Estimator Custom ESKF, factor graph, robot_localization Covariance output, mode labels, Mahalanobis gates, source-specific update control.
Cache/storage COG, PostgreSQL/PostGIS manifest, PMTiles, MBTiles, raw tile folders Offline read/update behavior, storage efficiency, metadata/manifest support.
MAVLink integration pymavlink, MAVSDK, MAVProxy bridge GPS_INPUT support, ArduPilot GPS1_TYPE=14, telemetry subscriptions, QGC status.
FDR PostgreSQL event index, Parquet export, CBOR segment files Streaming writes, rollover, compact typed records, replayability.

Completeness Audit

  • Cost/resources: covered by Jetson, cache, thermal, and descriptor storage constraints.
  • Legal/licensing: covered; GPL VIO/SLAM tools are not selected for production.
  • Dependencies: Satellite Service cache contract, ArduPilot Plane SITL, and synchronized validation data are explicit dependencies.
  • Operating environment: fixed-wing, altitude, terrain, seasonal/visibility classes, and blackout cases covered.
  • Failure modes: VO failure, stale tiles, spoofing, blackout, thermal throttling, false anchors, cache poisoning covered.
  • Practitioner concerns: real-time embedded performance and dataset mismatch covered through survey and benchmark sources.
  • Change over time: DINOv2/VPR models and Jetson/TensorRT assumptions require version-pinned profiling during implementation.

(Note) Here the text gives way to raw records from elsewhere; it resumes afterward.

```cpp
static int fin_launch(dbg_agg_handle* h) {
    FinState& F = h->fin;
    const Spec& S = h->spec;
    RETURN_IF(stage_flush(h));
    u64 nb = finalize_blocks(h->cap);
    RETURN_IF(h->d_pos.ensure(nb + 16, 1024));
    RETURN_IF(h->d_str_pos.ensure((u64)S.n_keys * nb + 8, 1024));
    const bool direct = h->def_part && !h->pp && S.n_keys == 1 && S.n_aggs == 1 && !S.key_types[0].nullable &&
                        !h->result_types[0].nullable && type_width(h->result_types[0].type) == 8 && F.keys[0].data && F.aggs[0].data &&
                        type_width(S.key_types[0].type) == (u32)h->def_part_kw;
    if (direct) {
        h->def_part = false;
        RETURN_IF(h->part_status.ensure(part_direct_status_words(h->cap, h->def_part_sb), 1024));
    }
    TableDesc t = direct ? TableDesc{} : table_desc(h);
    const bool small = h->cap + 1 <= FIN_SMALL_SLOTS;
    const bool fuse = h->def_on && !h->pp && small && h->hcounters_dev && insert_can_fuse(S, h->def_hb, h->cap);
    if (!fuse) RETURN_IF(flush_deferred(h));
    u64* totals = h->d_pos + nb;
    F.direct = direct;
    if (!small && !h->pp && !direct) count_and_scan(h, t, nb);
    OutDesc od;
    memset(&od, 0, sizeof(od));
    od.cap_groups = F.max_groups;
    u8* vb = h->vbytes;
    for (int c = 0; c < S.n_keys; ++c) {
        od.key_data[c] = F.keys[c].data;
        od.key_offsets[c] = S.key_types[c].type == DBG_STRING ? F.keys[c].offsets : nullptr;
        od.cap_str[c] = (S.key_types[c].type == DBG_STRING && F.has_max_str) ? F.max_str[c] : 0;
        F.cap_str[c] = od.cap_str[c];
        if (S.key_types[c].nullable) {
            od.key_valid[c] = vb;
            od.key_bits[c] = F.keys[c].validity;
            vb += F.max_groups + 1;
        }
    }
    for (int a = 0; a < S.n_aggs; ++a) {
        od.agg_data[a] = F.aggs[a].data;
        if (h->result_types[a].nullable) {
            od.agg_bits[a] = F.aggs[a].validity;
            if (agg_always_valid(S.aggs[a])) {
                od.all_valid |= 1u << a;
            } else {
                od.agg_valid[a] = vb;
                vb += F.max_groups + 1;
            }
        }
    }
    if (h->pp) {
        F.zero_copy = false;
        F.seq = ++h->fin_seq;
        RETURN_IF(pp_fin_launch(h, od));
        F.active = true;
        return DBG_OK;
    }
    F.zero_copy = small && !direct && h->hcounters_dev != nullptr;
    F.seq = ++h->fin_seq;
    if (direct) {
        prof::Scope ps("part_direct", h->stream);
        TableDesc td{};
        td.slots = h->slots;
        td.cap = h->cap;
        hipError_t e = launch_part_direct(h->stream, td, h->def_part_sb, h->part_sorted, h->part_bounds, h->part_status,
                                          h->def_part_kw, od.key_data[0], (u64*)od.agg_data[0], od.cap_groups, totals);
        if (e != hipSuccess) return fail(DBG_ERR_DEVICE, std::string("partitioned insert (direct stage): ") + hipGetErrorString(e));
        launch_finish_outputs(h->stream, od, totals, S.n_keys, S.n_aggs);
    } else if (fuse) {
        FusedFin ff;
        ff.out = od;
        ff.totals = totals;
        ff.host_mirror = h->hcounters_dev;
        ff.seq = F.seq;
        ff.recycle = h->recycle;
        ff.on = 1;
        ff.table_empty = h->def_clean ? 1 : 0;
        ff.trace = nullptr;
        ff.dense = nullptr;
        ff.dense_n = 0;
        RETURN_IF(exp_fused_fin(h, F, ff));
        h->def_on = false;
        prof::Scope ps("agg_insert", h->stream);
        note_insert(h, launch_insert(h->stream, h->dspec, S, h->dbatches, h->def_bid, h->def_rows, false, t, true, &h->def_hb, &ff));
    } else if (small) {
        prof::Scope ps("finalize_small", h->stream);
        launch_finalize_small(h->stream, h->dspec, h->dbatches, t, od, totals, F.zero_copy ? h->hcounters_dev : nullptr,
                              h->recycle && F.zero_copy, F.seq);
    } else {
        prof::Scope ps("write_results", h->stream);
        launch_write_results(h->stream, h->dspec, S, h->dbatches, t, h->d_pos, h->d_str_pos, od);
        launch_finish_outputs(h->stream, od, totals, S.n_keys, S.n_aggs);
    }
    if (!F.zero_copy) {
        HIPCHECK(hipMemcpyAsync(h->hcounters, h->counters, CNT_WORDS * 8, hipMemcpyDeviceToHost, h->stream));
        HIPCHECK(hipMemcpyAsync(h->hcounters + CNT_WORDS, totals, 8 * (S.n_keys + 1), hipMemcpyDeviceToHost, h->stream));
    }
    F.active = true;
    return DBG_OK;
}

static int fin_complete(dbg_agg_handle* h, bool* retry, uint64_t* n_groups, uint64_t* string_bytes) {
    FinState& F = h->fin;
    *retry = false;
    F.active = false;
    if (h->pp) return pp_fin_complete(h, n_groups, string_bytes);
    bool recycled = false;
    const bool direct_done = F.direct;
    if (!F.zero_copy) {
        HIPCHECK(hipStreamSynchronize(h->stream));
    } else {
        volatile u64* hseq = h->hcounters + CNT_WORDS + 2 + DBG_MAX_KEYS;
        volatile u64* hcomp = h->hcounters + MIRROR_COMPACT;
// ... 180 lines not shown
```

databend_amd/csrc/abi_internal.hpp:

```cpp
#pragma once
#include <hip/hip_runtime.h>

#include <algorithm>
#include <cstdio>
#include <cstring>
#include <map>
#include <mutex>
#include <string>
#include <vector>
#include <chrono>

#include "agg.hpp"
#include "dev_buf.hpp"
#include "host_stage.hpp"
#include "legacy.hpp"
#include "serde.hpp"

#include "filter.hpp"
#include "sort.hpp"
#include "prof.hpp"

int fail(int code, const std::string& msg);

#define HIPCHECK(expr)                                                                         \
// ... 62 lines not shown
    u32 n_cached = 0;
    std::vector<std::pair<u64, BatchDesc>> desc_cache;
    std::vector<BatchDesc*> pinned_descs;
    std::vector<PinnedBuf<BatchDesc>> pinned_chunks;
    std::vector<DevBuf> owned;
    DevBuf xrecv[2];
    bool xrecv_busy = false;
    struct XChunk {
        std::vector<u64> pc;
        const void* recv[2] = {nullptr, nullptr};
    };
    std::vector<XChunk> xchunks;
    u32 xfirst[2] = {0, 0};

    bool finalized = false;
    u64 n_groups = 0;
    std::vector<u64> string_bytes;
    std::vector<u64> agg_string_bytes;
    Buf<u64> d_pos;
    Buf<u64> d_str_pos;
    u32 part_n = 0;
    int part_scheme = 0;
    int part_keys = 0;
    u64 part_nb = 0;
    Buf<u64> d_part_pos, d_part_str_pos, d_part_str_base;
    Buf<u64> d_lpart;
    std::vector<u64> part_counts, part_strings;
    Buf<u8> vbytes;
    FinState fin;
    hipEvent_t switch_ev = nullptr;
    int recycle = 0;
    bool clean = false;
    bool init_pending = false;
    u64 fin_seq = 0;
    bool uploads_pending = false;
    Buf<u64> part_sorted, part_bounds;
    Buf<u8> part_temp;
    bool def_part = false;
    u32 def_part_sb = 0;
    int def_part_kw = 0;
    Buf<u64> part_status;
    u64 insert_paths[INS_N_PATHS] = {};
    u64 table_rows = 0;
    u64 remerged = 0;
    int strategy = DBG_STRATEGY_AUTO;
    u64 hint_groups = 0;
    u64 obs_rows = 0, obs_groups = 0;

    bool pp = false;
    double pp_ratio = 1.0;
    double est_groups = 0;
    bool pp_probed = false;
    struct Seg {
        u64 base, n;
        std::vector<u64> off;
    };
    struct Kind {
        Buf<u8> l1;
        u64 l1_n = 0;
        Buf<u16> dig;
        u64 dig_n = 0;
        std::vector<Seg> segs;
        Buf<u8> a, b;
        Buf<u64> part;
        u8* fin = nullptr;
        u8* alt = nullptr;
    } ppk[2];
// ... 106 lines not shown
```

Mode B Round 2 Addendum — User-Requested Technology Check

Research Output Class

Technical-component selection. The addendum verifies two implementation choices before autodev proceeds to planning:

  1. Whether OpenVINS should replace the custom OpenCV-based VO/ESKF direction.
  2. Whether DINOv2-VLAD + ALIKED/LightGlue is still the right satellite retrieval and anchor-verification stack.

Boundary Clarification

"Custom OpenCV" is treated as OpenCV for calibration, undistortion, feature geometry, homography/RANSAC, and MRE measurement, plus a project-owned ESKF/mode machine. It is not treated as a naive OpenCV-only replacement for VIO.

Additional Query Variants Executed

  • OpenVINS GPL-3 license MSCKF visual inertial odometry documentation monocular IMU 2026
  • OpenVINS visual inertial odometry GPS denied UAV MSCKF limitations monocular high altitude nadir camera
  • why not use OpenVINS production GPL ROS dependency visual inertial odometry limitations
  • OpenCV license BSD 3-Clause camera calibration findHomography RANSAC documentation 4.x
  • custom visual odometry OpenCV homography IMU EKF fixed wing UAV satellite imagery GPS denied 2024
  • DINOv2 VLAD AnyLoc visual place recognition aerial satellite retrieval benchmark 2024 2025
  • DINOv2 VLAD limitations visual place recognition storage compute AnyLoc limitations
  • DINOv2 TensorRT Jetson performance issue embedding accuracy visual place recognition
  • ALIKED LightGlue license local feature matching aerial image registration 2024 2025
  • ALIKED LightGlue ONNX TensorRT Jetson performance benchmark local feature matching
  • aerial visual place recognition survey 2024 runtime memory re-ranking SuperGlue LightGlue satellite UAV retrieval

Addendum Conclusion

OpenVINS is better than a pure custom OpenCV-only VIO implementation, but the production architecture should keep OpenCV as the utility layer and keep the project-owned ESKF/mode machine as the shipped estimator. OpenVINS becomes a mandatory benchmark/reference because it does not own the satellite anchor, spoofing/blackout, source-label, cache-write, and MAVLink semantics required by the acceptance criteria, and GPLv3 remains a production dependency blocker.

DINOv2-VLAD + CPU-first FAISS + ALIKED/LightGlue remains the preferred anchor stack, with two non-negotiable constraints: retrieval is trigger-based rather than per-frame, and TensorRT/ONNX optimizations are accepted only after descriptor-fidelity and Jetson latency tests.